I’ve never been known for my spontaneity, but when a dear friend called late December to tell me she and her husband would be caretaking the 100-year-old cabins in Montana that we love during the month of January and invited us to come visit, I couldn’t say “yes” fast enough! Set in a breathtaking valley north of Yellowstone and surrounded by spectacular mountains, it’s a place that tugs at my heartstrings, even in the dead of winter.
So Bill and I loaded our pickup with snowshoes, mukluks, down jackets and trusty popcorn popper. We hit the road during our Minnesota sub-zero temps and headed west—something that never fails to excite our spirits. After a day and a half of driving, we finally left the flatlands of North Dakota and began seeing hilly terrain.
We arrived the second night to an open-arms greeting from friends that have spanned decades. We settled in quickly to our little cabin with the the cozy warmth of hand-hewn logs, fur blankets and cowboy furnishings. It was the perfect place to lay our heads in this western paradise.
We awoke the next morning to the sight of mountains through our cabin windows and unseasonably warm outdoor temperatures. We spent the day in Yellowstone, entering through the park’s north entrance. The countryside was sparsely covered in quickly-melting snow. We drove the Lamar Valley and saw elk, deer and pronghorn along the road—none of which were phased by our passing or pausing to photograph. We spotted herd after herd of bison in the north-east portion of the park. At one point we watched as an entire group decided to run and romp through the field in what seemed to be a circular kind of playful dance. And, as if they needed to exert more energy, they then began to stampede down the center of the road in front of us, creating a remarkable spectacle. It was one of those rarely-seen sights that, by itself, would have made the entire trip worthwhile—but the blessings just kept coming.
The next day we ventured north from our cabin and enjoyed some time at Greycliff Mill, having coffee and strolling through their market place, fiber and leather shops and cheese cave.
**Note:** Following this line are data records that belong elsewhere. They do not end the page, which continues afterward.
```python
class GCNStudentTrainer(FullBatchStudent):

    def __init__(self, adj: SparseTensor, dims: List[int], dropout: float = 0.5, lr: float = 0.01, seed: int = 0,
                 alpha: float = 0.9, kd_T: float = 4.0, bn_eps: float = 1e-5, bn_momentum: float = 0.1,
                 aggregate_first: Optional[bool] = None, tensor_core_gemm: bool = True, overlap_wgrad: bool = True,
                 fuse_row_passes: bool = True, fuse_activations: bool = True, _prebuilt_graph: Optional[CsrGraph] = None, _rows_alloc: Optional[int] = None,
                 gcrd=None, lsp=None, gsp=None):
        self.objective = one_objective(gcrd, lsp, gsp)
        assert adj.is_cuda(), "the engine runs on a CUDA device"
        self.device = adj.device
        self.dims, self.L = list(dims), len(dims) - 1
        self.p, self.lr, self.alpha, self.kd_T = float(dropout), float(lr), float(alpha), float(kd_T)
        self.bn_eps, self.bn_momentum = bn_eps, bn_momentum
        self.seed = int(seed)
        self.tc_gemm = bool(tensor_core_gemm) and all(d % 4 == 0 for d in dims)
        for d in dims[1:]:
            assert d % 4 == 0 and d <= 1024, "layer widths must be multiples of 4 (128-bit rows)"
        self.N = adj.size(0)
        self.agg_first = (dims[0] < dims[1] and dims[0] % 4 == 0) if aggregate_first is None else bool(aggregate_first)
        if self.L < 2:
            self.agg_first = False

        if _prebuilt_graph is not None:
            self.G = self.Gt = _prebuilt_graph
            self.N = _prebuilt_graph.n_rows
        else:
            norm = gcn_norm(adj)
            self.G: CsrGraph = norm.storage.engine_csr()
            self.Gt: CsrGraph = self.G if _is_symmetric(norm) else norm.storage.engine_csc("value")
        self.nnz = self.G.nnz

        shapes = []
        for l in range(self.L):
            shapes += [(dims[l], dims[l + 1]), (dims[l + 1],)]
            if l < self.L - 1:
                shapes += [(dims[l + 1],), (dims[l + 1],)]
        dev = self.device
        self.store = FlatParams(shapes, dev).attach(self)
        self.W, self.b, self.gamma, self.beta = [], [], [], []
        self.gW, self.gb, self.ggamma, self.gbeta = [], [], [], []
        views = iter(self.store.views)
        for l in range(self.L):
            (w, gw), (b, gb) = next(views), next(views)
            self.W.append(w); self.gW.append(gw); self.b.append(b); self.gb.append(gb)
            if l < self.L - 1:
                (g, gg), (be, gbe) = next(views), next(views)
                self.gamma.append(g); self.ggamma.append(gg); self.beta.append(be); self.gbeta.append(gbe)
        self.Wt_split = [(torch.empty(dims[l + 1], dims[l], device=dev), torch.empty(dims[l + 1], dims[l], device=dev))
                         for l in range(self.L)]
        self.W_split = [(torch.empty(dims[l], dims[l + 1], device=dev), torch.empty(dims[l], dims[l + 1], device=dev))
                        for l in range(self.L)]
        wg = [ops.wgrad_supported(dims[l], dims[l + 1]) for l in range(self.L)]
        self.wgrad_ws = (torch.empty(max(ops.wgrad_workspace_floats(dims[l], dims[l + 1]) for l in range(self.L) if wg[l]), device=dev)
                         if self.tc_gemm and any(wg) else None)
        self.running_mean = [torch.zeros(d, device=dev) for d in dims[1:-1]]
        self.running_var = [torch.ones(d, device=dev) for d in dims[1:-1]]
        self.reset_parameters(seed)

        N = self.N
        rows_alloc = N if _rows_alloc is None else _rows_alloc
        self._blocks = []

        def buf(k):
            blk = torch.zeros(rows_alloc, k, device=dev)
            self._blocks.append(blk)
            return blk[:N]
        self.H = [buf(dims[l + 1]) for l in range(self.L)]
        self.Y = [buf(dims[l + 1]) for l in range(self.L)]
        self._A = [buf(dims[l + 1]) for l in range(self.L - 1)]
        self.dY = [buf(dims[l + 1]) for l in range(self.L)]
        self.dH = [buf(dims[l + 1]) for l in range(self.L)]
        self.dA = [buf(dims[l + 1]) for l in range(self.L - 1)]
        self.AX = buf(dims[0]) if self.agg_first else None
        slots_spmm = ops.stat_slots(self.G)
        self.stat_part = [torch.empty(slots_spmm, 2, dims[l + 1], device=dev) for l in range(self.L - 1)]
        self.bn = [torch.empty(4, dims[l + 1], device=dev) for l in range(self.L - 1)]
        self.rs = ops.rows_slots(N)
        self.fuse_rows = bool(fuse_row_passes) and self.tc_gemm
        self._gemm_part = {k: torch.empty(ops.gemm_stat_slots(N, k), 2, k, device=dev)
                           for k in set(dims[1:-1]) if self.fuse_rows and ops.gemm_stats_supported(k)}
        hid = dims[1:-1]
        self.fuse_act = (bool(fuse_activations) and self.fuse_rows and self.L >= 2 and len(set(hid)) == 1
                         and ops.gemm_stats_supported(hid[0]) and hid[0] <= 2048
                         and all(ops.wgrad_supported(dims[l], dims[l + 1]) for l in range(1, self.L)))
        self.keep_bits = (torch.zeros(self.L - 1, N, (hid[0] + 31) // 32, dtype=torch.int32, device=dev)
                          if self.fuse_act else None)
        self._act_stale = False
        self._fwd_fused = False
        self._ev_bits = torch.cuda.Event()
        self.kd_part = torch.empty(2 * int(lib.load().b200gnn_kd_partials(N)), device=dev)
        self.overlap_wgrad = overlap_wgrad
        self._side = torch.cuda.Stream(device=dev) if overlap_wgrad else None
        self._ev_fork, self._ev_join = torch.cuda.Event(), torch.cuda.Event()
        self._static: Dict[str, torch.Tensor] = {}
        for k in set(dims[1:]):
            self._part(k); self._coef(k)
        if self.objective is not None:
            self.objective.bind(self)

    def reset_parameters(self, seed: int = 0):
        g = torch.Generator().manual_seed(seed)
        for l in range(self.L):
            fan_in, fan_out = self.dims[l], self.dims[l + 1]
            a = math.sqrt(6.0 / (fan_in + fan_out))
            self.W[l].copy_((torch.rand(fan_in, fan_out, generator=g) * 2 - 1) * a)
            self.b[l].zero_()
        for l in range(self.L - 1):
            self.gamma[l].fill_(1.0); self.beta[l].zero_()
            self.running_mean[l].zero_(); self.running_var[l].fill_(1.0)
        self.exp_avg.zero_(); self.exp_avg_sq.zero_(); self.step_count.zero_()

    def state_dict(self) -> Dict[str, torch.Tensor]:
        sd = {}
        for l in range(self.L):
            sd[f"convs.{l}.weight"] = self.W[l].detach().clone()
            sd[f"convs.{l}.bias"] = self.b[l].detach().clone()
        for l in range(self.L - 1):
            sd[f"bns.{l}.weight"] = self.gamma[l].detach().clone()
            sd[f"bns.{l}.bias"] = self.beta[l].detach().clone()
            sd[f"bns.{l}.running_mean"] = self.running_mean[l].clone()
            sd[f"bns.{l}.running_var"] = self.running_var[l].clone()
        return sd

    def load_state_dict(self, sd: Dict[str, torch.Tensor]):
        for l in range(self.L):
            self.W[l].copy_(sd[f"convs.{l}.weight"]); self.b[l].copy_(sd[f"convs.{l}.bias"])
        for l in range(self.L - 1):
            self.gamma[l].copy_(sd[f"bns.{l}.weight"]); self.beta[l].copy_(sd[f"bns.{l}.bias"])
            if f"bns.{l}.running_mean" in sd:
                self.running_mean[l].copy_(sd[f"bns.{l}.running_mean"]); self.running_var[l].copy_(sd[f"bns.{l}.running_var"])

    @property
    def A(self) -> List[torch.Tensor]:
        if self._act_stale:
            self._act_stale = False
            for l in range(self.L - 1):
                ops.affine_relu_bits(self.Y[l], self.keep_bits[l], self.bn[l][2], self.bn[l][3], self.p, out=self._A[l])
        return self._A

    def _act(self, l: int):
        return self.Y[l], self.bn[l][2], self.bn[l][3], self.keep_bits[l]

    def activation_pattern(self, l: int) -> torch.Tensor:
        return self.A[l] > 0

    def out_feat(self) -> torch.Tensor:
        return self.A[-1]

    def forward(self, x: torch.Tensor, training: bool = True) -> torch.Tensor:
        fused = training and self.fuse_act
        self._act_stale = False
        if fused:
            if self._side is not None:
                self._ev_fork.record(torch.cuda.current_stream())
                self._side.wait_event(self._ev_fork)
                with torch.cuda.stream(self._side):
                    ops.dropout_bits(self.keep_bits, self.p, self.seed, 0, step_dev=self.step_count, step_mul=self.L)
                self._ev_bits.record(self._side)
            else:
                ops.dropout_bits(self.keep_bits, self.p, self.seed, 0, step_dev=self.step_count, step_mul=self.L)
        A = self._A
        inp = x
        for l in range(self.L):
            last = l == self.L - 1
            if l == 0 and self.agg_first:
                ops.spmm_csr(self.G, x, "sum", out=self.AX)
                if training:
                    gp = self._gemm_part.get(self.dims[1])
                    if gp is not None:
                        hi, lo = ops.split_tf32(self.W[0], transpose=True, hi=self.Wt_split[0][0], lo=self.Wt_split[0][1])
                        ops.gemm_tf32x3_stats(self.AX, hi, lo, self.b[0], self.Y[0], gp)
                        part = gp
                    else:
                        self._linear(0, self.AX, self.Y[0], bias=self.b[0])
                        part = ops.col_stats(self.Y[0], partial=self._part(self.dims[1]))
                    ops.bn_finalize(part, self.N, self.gamma[0], self.beta[0], self.bn_eps,
                                    self.bn_momentum, self.running_mean[0], self.running_var[0], out=self.bn[0])
                    if not fused:
                        ops.affine_relu_dropout(self.Y[0], self.bn[0][2], self.bn[0][3], True, self.p, self.seed, 0,
                                                out=A[0], step_dev=self.step_count, step_mul=self.L)
                else:
                    self._linear(0, self.AX, self.Y[0], bias=self.b[0])
                    scale = self.gamma[0] * torch.rsqrt(self.running_var[0] + self.bn_eps)
                    shift = self.beta[0] - self.running_mean[0] * scale
                    ops.affine_relu_dropout(self.Y[0], scale, shift, True, 0.0, out=A[0])
                inp = A[0]
                continue
            if fused and l > 0:
                if l == 1 and self._side is not None:
                    torch.cuda.current_stream().wait_event(self._ev_bits)
                self._linear(l, None, self.H[l], act=self._act(l - 1))
            else:
                self._linear(l, inp, self.H[l])
            if last:
                ops.spmm_csr(self.G, self.H[l], "sum", bias=self.b[l], out=self.Y[l])
            elif training:
                ops.spmm_csr(self.G, self.H[l], "sum", bias=self.b[l], out=self.Y[l], stat_partial=self.stat_part[l])
                ops.bn_finalize(self.stat_part[l], self.N, self.gamma[l], self.beta[l], self.bn_eps, self.bn_momentum,
                                self.running_mean[l], self.running_var[l], out=self.bn[l])
                if not fused:
                    ops.affine_relu_dropout(self.Y[l], self.bn[l][2], self.bn[l][3], True, self.p, self.seed, l,
                                            out=A[l], step_dev=self.step_count, step_mul=self.L)
                inp = A[l]
            else:
                ops.spmm_csr(self.G, self.H[l], "sum", bias=self.b[l], out=self.Y[l])
                scale = self.gamma[l] * torch.rsqrt(self.running_var[l] + self.bn_eps)
                shift = self.beta[l] - self.running_mean[l] * scale
                ops.affine_relu_dropout(self.Y[l], scale, shift, True, 0.0, out=A[l])
                inp = A[l]
        self._act_stale = self._fwd_fused = fused
        return self.Y[-1]

    def backward(self, x: torch.Tensor, d_out_feat: Optional[torch.Tensor] = None):
        fused = self._fwd_fused
        for l in range(self.L - 1, -1, -1):
            act = self._act(l - 1) if fused and l > 0 else None
            inp = x if l == 0 else (None if act else self._A[l - 1])
            if l == self.L - 1:
                ops.col_sum(self.dY[l], out=self.gb[l], partial=self._part(self.dims[l + 1]))
            if l == 0 and self.agg_first:
                self._wgrad_async(0, self.AX, self.dY[0])
                continue
            ops.spmm_csr(self.Gt, self.dY[l], "sum", out=self.dH[l])
            d_prev = self.dA[l - 1] if l > 0 else None
            gp = self._gemm_part.get(self.dims[l]) if l > 0 else None
            if l > 0:
                acc = d_out_feat is not None and l == self.L - 1
                if acc:
                    d_prev = d_out_feat
                if gp is not None:
                    hi, lo = ops.split_tf32(self.W[l], transpose=False, hi=self.W_split[l][0], lo=self.W_split[l][1])
                    if act:
                        ops.gemm_tf32x3_bnbwd_bits(self.dH[l], hi, lo, d_prev, act[3], self.Y[l - 1], self.bn[l - 1][0],
                                                   self.bn[l - 1][1], act[1], act[2], self.p, gp, accumulate=acc)
                    else:
                        ops.gemm_tf32x3_bnbwd(self.dH[l], hi, lo, d_prev, self._A[l - 1], self.Y[l - 1], self.bn[l - 1][0],
                                              self.bn[l - 1][1], self.p, gp, accumulate=acc)
                else:
                    self._linear_dgrad(l, self.dH[l], d_prev, accumulate=acc)
            self._wgrad_async(l, inp, self.dH[l], act=act)
            if l > 0:
                k = self.dims[l]
                part = self._part(k)
                if gp is not None:
                    ops.bn_act_bwd_apply(d_prev, None, self.Y[l - 1], self.bn[l - 1][0], self.bn[l - 1][1], self.gamma[l - 1],
                                         gp, self.N, self.p, self.dY[l - 1], self.ggamma[l - 1], self.gbeta[l - 1],
                                         self.gb[l - 1], part, self._coef(k))
                else:
                    ops.bn_act_bwd(d_prev, self._A[l - 1], self.Y[l - 1], self.bn[l - 1][0], self.bn[l - 1][1],
                                   self.gamma[l - 1], self.p, d_y=self.dY[l - 1], d_gamma=self.ggamma[l - 1],
                                   d_beta=self.gbeta[l - 1], d_bias=self.gb[l - 1], partial=part, coef=self._coef(k))
        self._wgrad_join()

    def _wgrad_async(self, l: int, inp: Optional[torch.Tensor], d_out: torch.Tensor, act=None):
        if self._side is None:
            return self._linear_wgrad(l, inp, d_out, act)
        self._ev_fork.record(torch.cuda.current_stream())
        self._side.wait_event(self._ev_fork)
        with torch.cuda.stream(self._side):
            self._linear_wgrad(l, inp, d_out, act)

    def _wgrad_join(self):
        if self._side is not None:
            self._ev_join.record(self._side)
            torch.cuda.current_stream().wait_event(self._ev_join)

    def _linear(self, l: int, inp: Optional[torch.Tensor], out: torch.Tensor, bias: Optional[torch.Tensor] = None, act=None):
        if act is not None:
            hi, lo = ops.split_tf32(self.W[l], transpose=True, hi=self.Wt_split[l][0], lo=self.Wt_split[l][1])
            ops.gemm_tf32x3_act(*act, self.p, hi, lo, bias=bias, out=out)
        elif self.tc_gemm:
            hi, lo = ops.split_tf32(self.W[l], transpose=True, hi=self.Wt_split[l][0], lo=self.Wt_split[l][1])
            ops.gemm_tf32x3(inp, hi, lo, bias=bias, out=out)
        elif bias is not None:
            torch.addmm(bias, inp, self.W[l], out=out)
        else:
            torch.mm(inp, self.W[l], out=out)

    def _linear_dgrad(self, l: int, d_out: torch.Tensor, d_inp: torch.Tensor, accumulate: bool = False):
        if self.tc_gemm:
            hi, lo = ops.split_tf32(self.W[l], transpose=False, hi=self.W_split[l][0], lo=self.W_split[l][1])
            ops.gemm_tf32x3(d_out, hi, lo, out=d_inp, accumulate=accumulate)
        elif accumulate:
            d_inp.addmm_(d_out, self.W[l].t())
        else:
            torch.mm(d_out, self.W[l].t(), out=d_inp)

    def _linear_wgrad(self, l: int, inp: Optional[torch.Tensor], d_out: torch.Tensor, act=None):
        if act is not None:
            ops.gemm_wgrad_tf32x3_act(*act, self.p, d_out, out=self.gW[l], workspace=self.wgrad_ws)
        elif self.tc_gemm and ops.wgrad_supported(self.dims[l], self.dims[l + 1]):
            ops.gemm_wgrad_tf32x3(inp, d_out, out=self.gW[l], workspace=self.wgrad_ws)
        else:
            torch.mm(inp.t(), d_out, out=self.gW[l])

    def replay(self, key: int = 0) -> torch.Tensor:
        super().replay(key)
        self._act_stale = self.fuse_act
        return self.loss_out

    def aggregations_per_step(self) -> Dict[int, int]:
        out: Dict[int, int] = {}
        for l in range(self.L):
            if l == 0 and self.agg_first:
                out[self.dims[0]] = out.get(self.dims[0], 0) + 1
            else:
                out[self.dims[l + 1]] = out.get(self.dims[l + 1], 0) + 2
        return out

    def spmm_algorithmic_bytes(self) -> Dict[int, int]:
        return {k: 2 * self.N * k * 4 + self.nnz * 8 + (self.N + 1) * 4 for k in set(self.dims)}
```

We stopped in Livingston where my husband kindly dropped me off for what has become a road trip tradition—small town thrifting! I had a blast rummaging through the bargain bins of this little town and learning so much about their culture in the process. The best part was scoring the perfect “new” soup ladle and a down jacket that fit me to a tee! And, yes, being from Minnesota, I feel entitled to another down jacket even though I may already have half a dozen. With a squeaky-clean truck (car-washing was my husband’s treat during my shopping) and a few deals in hand, we were having another great day.
Dinner with our friends that evening was the right blend of good food, long talks and great laughter. Moments melted quickly into hours. It was good to catch up.
We spent the morning of our final day out west sipping coffee and sitting on our cabin porch gazing at the mountains and listening to the nearby stream and the chirping sounds of birds. Nothing in those moments could have been more ideal and we were content to be together in that place.
We planned to meet our friends that afternoon at a nearby hot springs. But after arriving we noticed a sign that read, “Closed for Plumbing Problems.” Our hearts sank until a kind-looking woman, who we later discovered was the manager, approached our vehicle. We asked if the springs were truly closed and explained our disappointment since we had come from Minnesota hoping to take a dip. She could not have been nicer and quickly explained that the plumbing issue had to do with the changing house and, if we were willing to change in our vehicles, we would be welcome to enjoy the springs and have the place essentially all to ourselves. We were overwhelmed by her gracious generosity and we thanked her profusely, especially after she refused to let us pay! We soaked in those steamy mineral waters amidst some light snow in the air. Gazing at the surrounding mountains, we felt every muscle in our bodies unwind and relax. It was a balm for both body and soul. Another memorable gift on this trip. One for the books.
Leaving this morning meant another two-day trip back home. The sun bathed our rustic cabin in a golden glow that made it even harder to leave. We said goodbye to our friends, to the mountains and our cabin home-away-from-home and set our sights on the long road ahead.
Not too many folks would make a four-day drive for a three-day destination experience. But this excursion was worth every mile and every hour spent. We return to Minnesota full of new memories and renewed joy. The mountains seem to do that—every time.